Misclassification and Missingness (Census vs PHS-EL)

  • 8.5 per cent of individuals in the Census were misclassified by the PHS-EL data.
  • Misclassification was higher for all minority ethnic subgroups (12.5% to 69.1%) compared to the White Scottish majority (5.1%), with the highest in Caribbean or Black (49.6%) and White Gypsy/Traveller (69.1%) subgroups.
  • When grouped into the five broad categories, misclassification was highest among the Mixed group (44.2%) and lowest among the White group (0.3%).
  • 30% of individuals had missing ethnicity data in the PHS-EL, with the highest among the White Other British subgroup (39%) and lowest among the Pakistani subgroup (17%).
  • When grouped to five broad categories, missingness was over 22% for all groups.

Risk of severe COVID-19

  • Using Census coding, the White Gypsy/Traveller subgroup had an increased risk of severe COVID-19 but we did not find this within PHS-EL data.
  • The Bangladeshi subgroup had an elevated risk using the Census coding. However, when using PHS-EL data this was decreased.
  • PHS-EL data often overestimated severe COVID-19 risk compared to the Census, particularly for the Caribbean or Black subgroups.
  • We observed no major differences in risk for the five broad groups, except for the Other Ethnicity group whose risk was increased for PHS-EL compared to the Census.

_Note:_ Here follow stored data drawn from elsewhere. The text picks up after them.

__device__ __forceinline__ void wg_epilogue(const TcParams& P, const float (&acc)[MH][ACC_N], int m0, int n0, int wt,
                                            const float* post) {
    const ConvParams& c = P.c;
#ifdef DH_ABLATE
    if (P.dbg & 32) return;
#endif
    const int rq = 16 * (wt >> 5) + ((wt & 31) >> 2);
    const int c0 = n0 + 2 * (wt & 3);
    const bool v2 = !((c.ldo | c.Cout) & 1) && !(reinterpret_cast<uintptr_t>(c.out) & 7) &&
                    (!c.res0 || (!(c.ldr0 & 1) && !(reinterpret_cast<uintptr_t>(c.res0) & 7))) &&
                    (!c.res1 || (!(c.ldr1 & 1) && !(reinterpret_cast<uintptr_t>(c.res1) & 7)));
    const bool relu = c.post_relu != 0, has_post = c.post_scale != nullptr;
    const int ncol = min(P.bn_cta - 2 * (wt & 3), c.Cout - c0);
    const float* sc = post + (c0 - n0);
    const float* sh = sc + MAX_BN_CTA;
    constexpr int JC = 3;
    static_assert((ACC_N / 4) % JC == 0, "column groups per batch");
#pragma unroll
    for (int h = 0; h < MH; ++h)
#pragma unroll
        for (int hr = 0; hr < 2; ++hr) {
            const int m = m0 + 64 * h + rq + 8 * hr;
            if (m >= c.M) continue;
            float* orow = c.out + (size_t)m * c.ldo + c0;
            const float* r0row = c.res0 ? c.res0 + (size_t)m * c.ldr0 + c0 : nullptr;
            const float* r1row = c.res1 ? c.res1 + res1_src(c, m) * c.ldr1 + c0 : nullptr;
            if (v2) {
#pragma unroll
                for (int j0 = 0; j0 < ACC_N / 4; j0 += JC) {
                    if (8 * j0 >= P.bn_cta) break;
                    float2 ra[JC], rb[JC];
#pragma unroll
                    for (int jj = 0; jj < JC; ++jj) {
                        if (8 * (j0 + jj) < ncol) {
                            if (r0row) ra[jj] = ldg2(r0row + 8 * (j0 + jj));
                            if (r1row) rb[jj] = ldg2(r1row + 8 * (j0 + jj));
                        }
                    }
#pragma unroll
                    for (int jj = 0; jj < JC; ++jj) {
                        const int j = j0 + jj;
                        if (8 * j < ncol) {
                            float2 v = make_float2(acc[h][4 * j + 2 * hr], acc[h][4 * j + 2 * hr + 1]);
                            if (has_post)
                                v = ffma2(v, *reinterpret_cast<const float2*>(sc + 8 * j),
                                          *reinterpret_cast<const float2*>(sh + 8 * j));
                            if (relu) v = make_float2(fmaxf(v.x, 0.f), fmaxf(v.y, 0.f));
                            if (r0row) v = fadd2(v, ra[jj]);
                            if (r1row) v = fadd2(v, rb[jj]);
                            *reinterpret_cast<float2*>(orow + 8 * j) = v;
                        }
                    }
                }
                continue;
            }
#pragma unroll
            for (int j = 0; j < ACC_N / 4; ++j) {
                if (8 * j >= P.bn_cta) break;
#pragma unroll
                for (int e = 0; e < 2; ++e) {
                    const int k = 8 * j + e;
                    if (k < ncol) {
                        float t = acc[h][4 * j + 2 * hr + e];
                        if (has_post) t = fmaf(t, sc[k], sh[k]);
                        if (relu) t = fmaxf(t, 0.f);
                        if (r0row) t += __ldg(r0row + k);
                        if (r1row) t += __ldg(r1row + k);
                        orow[k] = t;
                    }
                }
            }
        }
}
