diff --git a/profiles/tile_pass_valu/count_insts.py b/profiles/tile_pass_valu/count_insts.py
--- /dev/null
+++ b/profiles/tile_pass_valu/count_insts.py
@@ -0,0 +1,65 @@
+import re
+import sys
+
+
+def classify(op):
+    if op.startswith("v_"):
+        return "valu"
+    if op.startswith("ds_"):
+        return "lds"
+    if op.startswith(("global_", "flat_", "buffer_")):
+        return "vmem"
+    if op.startswith("s_waitcnt") or op.startswith("s_nop"):
+        return "wait"
+    if op.startswith("s_load") or op.startswith("s_buffer_load"):
+        return "smem"
+    if op.startswith("s_"):
+        return "salu"
+    return "other"
+
+
+def main():
+    path, sub = sys.argv[1], sys.argv[2]
+    lines = open(path).read().splitlines()
+    start = next(i for i, l in enumerate(lines) if re.match(r"^_Z\w*:", l) and sub in l)
+    end = next(i for i in range(start, len(lines)) if lines[i].strip().startswith(".end_amdhsa_kernel"))
+    blocks, cur = [], ["entry", {}]
+    res = {}
+    for l in lines[start + 1:end]:
+        s = l.strip()
+        if s.startswith(".amdhsa_"):
+            k, _, v = s.partition(" ")
+            if k in (".amdhsa_next_free_vgpr", ".amdhsa_next_free_sgpr", ".amdhsa_group_segment_fixed_size",
+                     ".amdhsa_private_segment_fixed_size", ".amdhsa_accum_offset"):
+                res[k[8:]] = v.strip()
+            continue
+        m = re.match(r"^(\.LBB\w+):", s)
+        if m:
+            blocks.append(cur)
+            cur = [m.group(1), {}]
+            continue
+        if not s or s.startswith((";", ".")):
+            continue
+        c = classify(s.split()[0])
+        cur[1][c] = cur[1].get(c, 0) + 1
+    blocks.append(cur)
+    tot = {}
+    for _, d in blocks:
+        for k, v in d.items():
+            tot[k] = tot.get(k, 0) + v
+    print(lines[start].rstrip(":"))
+    print("static:", " ".join("%s=%d" % kv for kv in sorted(tot.items())))
+    print("resources:", " ".join("%s=%s" % kv for kv in sorted(res.items())))
+    for l in lines[end:end + 400]:
+        if re.search(r"; (NumVgprs|NumSgprs|ScratchSize|Occupancy|LDSByteSize|NumAgprs)", l):
+            print(l.strip())
+        if l.strip().startswith(".section") or re.match(r"^_Z\w*:", l):
+            break
+    if "--blocks" in sys.argv:
+        for name, d in blocks:
+            if d:
+                print("%-14s %s" % (name, " ".join("%s=%d" % kv for kv in sorted(d.items()))))
+
+
+if __name__ == "__main__":
+    main()
diff --git a/profiles/tile_pass_valu/kernel_times.py b/profiles/tile_pass_valu/kernel_times.py
--- /dev/null
+++ b/profiles/tile_pass_valu/kernel_times.py
@@ -0,0 +1,27 @@
+import json
+import os
+import sys
+
+import torch
+
+sys.path.insert(0, os.path.join(os.path.dirname(os.path.abspath(__file__)), "..", ".."))
+import bench
+from particle_col_image_segmentation_amd import _lib, synth
+from particle_col_image_segmentation_amd.pipeline import FramePipeline
+
+STEPS = 4
+lib = _lib.load()
+dev = torch.device("cuda")
+stack = synth.gen_batch_torch(10_000, 64, 1024, 1024, dev)
+solo = FramePipeline(dict(synth.CELL_TYPES_5), overlap=False)
+for _ in range(2):
+    solo.run(stack)
+torch.cuda.synchronize()
+kernels, _, _ = bench._timing_pass(lib, lambda: [solo.run(stack) for _ in range(STEPS)], torch.cuda.synchronize)
+out = {"lib": os.environ.get("PCSEG_LIB", "branch"), "steps": STEPS,
+       "serial_us_per_step": round(1e3 * sum(ms for _, ms in kernels.values()) / STEPS, 1)}
+for name, (calls, ms) in kernels.items():
+    short = name.lstrip("(").split("(")[0].strip()
+    if "locmax_candidates_kernel" in name or ("ws_uf_tile_kernel" in name and "false" in name):
+        out[short] = {"launches_per_step": calls / STEPS, "us_per_step": round(1e3 * ms / STEPS, 1)}
+print(json.dumps(out))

Sensitivity and PPV dataset comparisons (Census vs SMR-01; Census vs A&E; Census vs NRS)

  • The White Scottish subgroup had the highest sensitivity and PPV for all dataset comparisons.
  • The Mixed group had the lowest sensitivity in the NRS deaths comparison, while the White Gypsy/Traveller group had the lowest sensitivity in SMR-01 and A&E.
  • The Mixed group had the lowest PPV for both NRS deaths and A&E.

Why are these results important?

Our study shows the unclear quality of ethnicity coding and how this impacts the observation of ethnic health inequalities. We demonstrated that combination of ethnicity groups provides a higher risk of misclassification, particularly for the White Gypsy/Traveller group, as when grouped into the broad ‘White group’, outcomes are dominated by the White Scottish majority subgroup. We are also the first study to show that this minority ethnic group has an increased risk of severe COVID-19 in Scotland.

The main limitation of the study is that some data may be out of date as we used the 2011 Census. Some individuals’ ethnicity may be more accurately represented in PHS-EL and other datasets.

Overall, our study provides useful insight into ethnicity coding in health records and suggests linkage across datasets may offer improved ethnicity data quality in Scotland.


A Patient and Public Involvement Coordinator and Public Advisory Group Co-Lead collaborated with the research team to help with research questions and interpretation of findings. This summary was also reviewed by Patient Advisory Group members and team members directly involved in the study.